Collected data
▬▬▬▬▬▬▬▬▬▬

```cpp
#ifndef SURTR_WR
#define SURTR_WR 3584u
#endif
#ifndef SURTR_WNL
#define SURTR_WNL 2560u
#endif
#ifndef SURTR_WWALK0
#define SURTR_WWALK0 4u
#endif
#define WC_MAXF 64u
#define WC_MAXN 0x2000u
#define WC_BAIL 102
#define WC_SENT 0xFFFEu
#define WC_NONE 0xFFFFu
#define WC_WHY_WORDS 29u
static_assert(CUR_WC_WHY + WC_WHY_WORDS <= CUR_STATS_WORDS, "the why[] block ends inside what surtr_queue_stats copies out");
#define WC_RET(site) do { if (threadIdx.x == 0u) atomicAdd(&why[site], 1u); SURTR_DBG("record clip: pair handed on at site %d\n", site); return WC_BAIL; } while (0)
#ifdef SURTR_STAMP
__device__ unsigned long long g_wstamp[64];
__device__ unsigned long long g_wplane[32];
__device__ uint32_t g_wneed[4 * 8192];
#define WSTAMP_DECL unsigned long long ws_t0 = __builtin_readcyclecounter(), ws_t1
// ... 509 lines not shown
        auto fring = [&](uint32_t at) -> uint32_t { return at >= LT::kNL ? at - LT::kNL : at; };
        auto xof = [&](uint32_t t) -> uint32_t { return WC_MAXN + (t < fromf ? (uint32_t)W.freel[fring(fh0 + t)] : tbase + (t - fromf)); };
        for (uint32_t q = tid; q < bmw; q += G) wc_st32(B, bm + 2u * q, 0u);
        WSTAMP(3);
        WCOUNT(18, 1); WCOUNT(19, nC); WCOUNT(20, M); WCOUNT(21, nl);
#ifdef SURTR_STAMP
        if (tid == 0u) { const unsigned long long need = 2ull * (4u * rtop + (8u * LT::kNR - ltop)); if (need > W.ph[31]) W.ph[31] = need; if (k >= 2u && need > W.ph[29]) W.ph[29] = need; }
#endif
        auto kfn2 = [&](uint32_t i, uint32_t& aux) -> uint2 {
            const uint32_t id = clipped_id(i), km = wc_ld8(B, ckm8 + i);
            if (!(km & 0x80u)) { aux = id << 8; return make_uint2(0u, 0u); }
            aux = km | (id << 8) | (((tail_ld(id) >> 8) & 7u) << 24);
            return make_uint2(1u, (uint32_t)__builtin_popcount(km & 0x7Fu));
        };
        wc_rr_place<2>(W, sc, NI, st2, kfn2, [&](uint32_t i, uint32_t xc, uint32_t xm, uint2 c, uint32_t aux) {
            const uint32_t km = aux & 0x7Fu, id = (aux >> 8) & 0xFFFFu, len = aux >> 24;
            if (!c.x) { nout[i - xc] = (uint16_t)id; return; }
            wc_st16(B, cbase + i, xm);
            tail_st(id, 0x8000u | (len << 12) | i);
            if (i >= nCo) { W.freel[fring(fpush + (xc - nCo))] = (uint16_t)(id - WC_MAXN); wc_st16(B, clist + (xc - nCo), i); }
            uint32_t t = xm;
            for (uint32_t m = km; m; m &= m - 1u, ++t) { wc_st16(B, src + t, i | ((uint32_t)__builtin_ctz(m) << 12)); wc_st16(B, srcid + t, id); }
        });
        cur ^= 1u;
        WSTAMP(15);
        __syncthreads();
        WSTAMP(4);
        const uint32_t nref = nLive + (k ? SURTR_UNIFORM(W.hist[k - 1u]) : dropTotal) + M;
        bool fail = false;
        auto walk = [&](uint32_t& cv, uint32_t& pcv, uint32_t& p, WcRec& rc, uint32_t& steps, const uint32_t limit, const bool jump) -> uint32_t {
            while (true)
            {
                if (jump && p == 0u && pcv >= nCo)
                {
                    const uint32_t a = wc_ld32(B, nd + 2u * (pcv - nCo)), jx = a & 0xFFFFu;
                    if (jx != pcv) { pcv = jx; cv = clipped_id(jx); steps += a >> 16; rc = rec_of(cv); }
                }
                const uint32_t kmc = wc_ld8(B, ckm8 + pcv);
                if ((kmc >> p) & 1u) return wc_ld16(B, cbase + pcv) + (uint32_t)__builtin_popcount(kmc & ((1u << p) - 1u));
                if (steps >= limit) return WC_NONE;
                const uint32_t e = rc.e(p);
                if (((e >= WC_SENT ? 1u : 0u) | ((e < WC_MAXN ? 1u : 0u) & ((e < b0 ? 1u : 0u) | (e >= b1 ? 1u : 0u))) | (steps + 2u >= nref ? 1u : 0u)) != 0u)
                { SURTR_DBG("  wc walk: sentinel / not clipped / bound e=%u steps=%u nref=%u k=%u\n", e, steps, nref, k); fail = true; return WC_NONE; }
                ++steps;
                const WcRec re = rec_of(e);
                const uint32_t te = re.tail();
                if (!(te & 0x8000u)) { SURTR_DBG("  wc walk: vertex %u not clipped now (tail %x) k=%u\n", e, te, k); fail = true; return WC_NONE; }
                const uint32_t le = (te >> 12) & 7u, q = re.find(cv, le);
                if (q >= le) { SURTR_DBG("  wc walk: no way back k=%u\n", k); fail = true; return WC_NONE; }
                p = q ? q - 1u : le - 1u; cv = e; pcv = te & 0xFFFu; rc = re;
            }
        };
        auto arrive = [&](uint32_t t, uint32_t end) {
            wc_st16(B, wst + t, 0xFFFFu);
            uint32_t* word = (uint32_t*)(void*)(B + 2u * (size_t)(bm + 2u * (end >> 5)));
            const uint32_t before = atomicOr(word, 1u << (end & 31u));
            if (((end == t ? 1u : 0u) | ((before >> (end & 31u)) & 1u)) != 0u) { SURTR_DBG("  wc walk: ends on itself / second arrival t=%u end=%u k=%u\n", t, end, k); fail = true; }
            const uint32_t X = xof(t), Z = xof(end);
            wc_st16(B, 4u * (Z - WC_MAXN), X);
            wc_st16(B, 4u * (X - WC_MAXN) + 1u, Z);
        };
        bool paused = false;
        uint32_t myz0 = 0, myz1 = 0;
        uint16_t* nnow = W.nlist[cur];
        for (uint32_t t = tid; t < M; t += G)
        {
            const uint32_t s = wc_ld16(B, src + t);
            const uint32_t v = wc_ld16(B, srcid + t), j = s >> 12;
            uint32_t pcv = s & 0xFFFu, cv = v;
            WcRec rc = rec_of(cv);
            const uint32_t u = rc.e(j);
            const float4 pa = *(v < WC_MAXN ? g.gpos + v : g.cpos + (v - WC_MAXN));
            const float4 pb = *(u < WC_MAXN ? g.gpos + u : g.cpos + (u - WC_MAXN));
            WcW4 wru = WcW4{0u, 0u, 0u, 0u};
            if (u < WC_MAXN) wru = g.grec[u];
            const uint32_t lv = (rc.tail() >> 12) & 7u;
            uint32_t p = j ? j - 1u : lv - 1u, steps = 0;
            const uint32_t end = walk(cv, pcv, p, rc, steps, walk0, false);
            const uint32_t X = xof(t), ux = X - WC_MAXN;
            const float sa = plane_dist(pl, pa.x, pa.y, pa.z), sb = plane_dist(pl, pb.x, pb.y, pb.z);
            const float inv = 1.f / (sb - sa);
            const float nx = (pa.x * sb - pb.x * sa) * inv, ny = (pa.y * sb - pb.y * sa) * inv, nz = (pa.z * sb - pb.z * sa) * inv;
            g.cpos[ux] = make_float4(nx, ny, nz, 0.f);
            uint32_t f = SURTR_NEVER;
            for (uint32_t q = k + 1u; q < F; ++q)
            {
                const int cq = side_of(plane_dist(W.planes[q], nx, ny, nz));
                if (cq < 0) { f = q; break; }
                if (cq == 0) { if (q < 32u) myz0 |= 1u << q; else myz1 |= 1u << (q - 32u); }
            }
            wc_st32(B, 4u * ux + 2u, u | ((f | (3u << 8)) << 16));
            nnow[keepn + t] = (uint16_t)X;
            const WcRec ru = u < WC_MAXN ? WcRec{wru.a, wru.b, wru.c, wru.d} : wc_rec(B, 8u * (u - WC_MAXN), true);
            const uint32_t tu = ru.tail(), qu = ru.find(v, (tu >> 8) & 7u);
            if ((tu & 0x8000u) || qu >= ((tu >> 8) & 7u)) { SURTR_DBG("  wc patch: kept end does not link the clipped vertex k=%u\n", k); fail = true; }
            else if (u < WC_MAXN) { const uint16_t xv = (uint16_t)X; __builtin_memcpy(GB + 16u * (size_t)u + 2u * qu, &xv, 2); }
            else wc_st16(B, 4u * (u - WC_MAXN) + qu, X);
            if (end != WC_NONE) arrive(t, end);
            else { wc_st16(B, wst + t, pcv | (p << 12)); paused = true; }
        }
        const bool anyPaused = wc_any(W, ac, paused, 0u);
        WSTAMP(5);
        if (anyPaused)
        {
            WCOUNT(24, 1);
            for (uint32_t ci = tid; ci < nCn; ci += G)
            {
                const uint32_t i = wc_ld16(B, clist + ci);
                const uint32_t c = clipped_id(i);
                const WcRec r = rec_of(c);
                const uint32_t e0 = r.e(0u);
                uint32_t nx = i, d = 0;
                if (!(wc_ld8(B, ckm8 + i) & 1u) && e0 >= WC_MAXN && e0 < WC_SENT)
                {
                    const WcRec r0 = rec_of(e0);
                    const uint32_t t0 = r0.tail();
                    if ((t0 & 0x8000u) && r0.find(c, (t0 >> 12) & 7u) == 1u) { nx = t0 & 0xFFFu; d = 1u; }
                }
                wc_st32(B, nd + 2u * (i - nCo), nx | (d << 16));
            }
            __syncthreads();
            for (uint32_t round = 0; round < 12u; ++round)
            {
                bool ch = false;
                for (uint32_t ci = tid; ci < nCn; ci += G)
                {
                    const uint32_t i = wc_ld16(B, clist + ci);
                    const uint32_t a = wc_ld32(B, nd + 2u * (i - nCo)), j1 = a & 0xFFFFu;
                    if (j1 == i) continue;
                    const uint32_t b2 = wc_ld32(B, nd + 2u * (j1 - nCo)), j2 = b2 & 0xFFFFu;
                    if (j2 == j1) continue;
                    const uint32_t b3 = wc_ld32(B, nd + 2u * (j2 - nCo)), j3 = b3 & 0xFFFFu;
                    wc_st32(B, nd + 2u * (i - nCo), j3 | (((a >> 16) + (b2 >> 16) + (j3 != j2 ? (b3 >> 16) : 0u)) << 16));
                    ch = true;
                }
                if (!wc_any(W, ac, ch, 0u)) break;
            }
            WSTAMP(6);
            for (uint32_t t = tid; t < M; t += G)
            {
                const uint32_t ws = wc_ld16(B, wst + t);
                if (ws == 0xFFFFu) continue;
                uint32_t pcv = ws & 0xFFFu, cv = clipped_id(pcv), p = ws >> 12, steps = walk0;
                WcRec rc = rec_of(cv);
                const uint32_t end = walk(cv, pcv, p, rc, steps, 0xFFFFFFFFu, true);
                if (end != WC_NONE) arrive(t, end);
                else fail = true;
#ifdef SURTR_STAMP
                atomicAdd(&g_wstamp[22], (unsigned long long)steps); atomicMax(&g_wstamp[23], (unsigned long long)steps);
#endif
            }
            WSTAMP(7);
        }
        if (myz0) atomicOr(&W.zm[0], myz0);
        if (myz1) atomicOr(&W.zm[1], myz1);
        if (wc_any(W, ac, fail || bad, 1u)) WC_RET(11);
        WSTAMP(8);
        zmask |= (unsigned long long)SURTR_UNIFORM(W.zm[0]) | ((unsigned long long)SURTR_UNIFORM(W.zm[1]) << 32);
        nLive = nLive - nC + M; nl = keepn + M;
        WSTAMP(9);
#ifdef SURTR_STAMP
        if (tid == 0u) { int c = 0; while (c < 7 && (32u << c) < NI) ++c; atomicAdd(&g_wplane[2 * c], 1ull); atomicAdd(&g_wplane[2 * c + 1], __builtin_readcyclecounter() - pl_t0); }
#endif
        if (nLive + dropAlive < 4u) { nLive = 0; break; }
    }
    __syncthreads();
    out.nl = nl; out.nLive = nLive; out.rtop = rtop; out.cur = cur;
    ctr.ac = ac; ctr.sc = sc;
    return 0;
}

template <class LT, class AR, class PR>
__device__ __attribute__((always_inline)) inline int wc_park(LT& W, const uint32_t F, const uint32_t n, const WcOut o, const WcGlob g,
// ... 105 lines not shown
```

Baseline: 1.210 million.

## Chunk plane tests and software-pipeline vertex loads in classification loops

Replaces the per-plane early-exit loops that find the first cutting plane with a chunked version. It loads C planes at once, evaluates them branch-free, and checks for wave-wide completion only once per chunk; the zero-distance bookkeeping is redone afterward in a separate pass. The prep loop now prefetches the next iteration's vertex index and position one iteration ahead to hide global load latency. The trade-off is wasted plane evaluations past the first cut and a second pass over planes when zero-distance hits occur.

```diff
diff --git a/surtr_amd/csrc/clip_core.h b/surtr_amd/csrc/clip_core.h
--- a/surtr_amd/csrc/clip_core.h
+++ b/surtr_amd/csrc/clip_core.h
@@ -171,6 +171,71 @@
     if (fabsf(s) < 1.0e-10f) return 0;
     float m = -s;
     return m > 0.f ? 1 : (m < 0.f ? -1 : 0);
+}
+
+#ifndef SURTR_PLANE_CHUNK
+#define SURTR_PLANE_CHUNK 4u
+#endif
+#ifndef SURTR_PLANE_CHUNK_GEN
+#define SURTR_PLANE_CHUNK_GEN 2u
+#endif
+#ifndef SURTR_PLANE_CHUNK_P1
+#define SURTR_PLANE_CHUNK_P1 2u
+#endif
+#define SURTR_PLANE_NONE 0x100u
+
+__device__ __forceinline__ uint32_t umin32(uint32_t a, uint32_t b) { return a < b ? a : b; }
+
+template <uint32_t C, class ZF>
+__device__ __forceinline__ uint32_t planes_first_cut(const float4* planes, const uint32_t q0, const uint32_t F, const float x, const float y, const float z, ZF&& on_zero)
+{
+    uint32_t f = SURTR_NEVER, zf = SURTR_NEVER;
+    for (uint32_t k0 = q0; k0 < F; k0 += C)
+    {
+        float4 pl[C];
+#pragma unroll
+        for (uint32_t c = 0; c < C; ++c) pl[c] = planes[umin32(k0 + c, F - 1u)];
+        uint32_t fc = SURTR_PLANE_NONE, zc = SURTR_PLANE_NONE;
+#pragma unroll
+        for (uint32_t c = C; c-- > 0u;)
+        {
+            const float s = plane_dist(pl[c], x, y, z);
+            fc = s >= 1.0e-10f ? c : fc;
+            zc = !(fabsf(s) >= 1.0e-10f) ? c : zc;
+        }
+        f = umin32(f, k0 + fc); zf = umin32(zf, k0 + zc);
+        if (__all(f != SURTR_NEVER)) break;
+    }
+    if (zf < f)
+        for (uint32_t q = zf; q < F && q < f; ++q)
+            if (side_of(plane_dist(planes[q], x, y, z)) == 0) on_zero(q);
+    return f;
+}
+
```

▬▬▬▬▬▬▬▬▬▬

▸ Assignment
Scan the data for the string "break" and copy each line in which it occurs.

▸ Result of this exercise
                if (cq < 0) { f = q; break; }
                if (!wc_any(W, ac, ch, 0u)) break;
        if (nLive + dropAlive < 4u) { nLive = 0; break; }
+        if (__all(f != SURTR_NEVER)) break;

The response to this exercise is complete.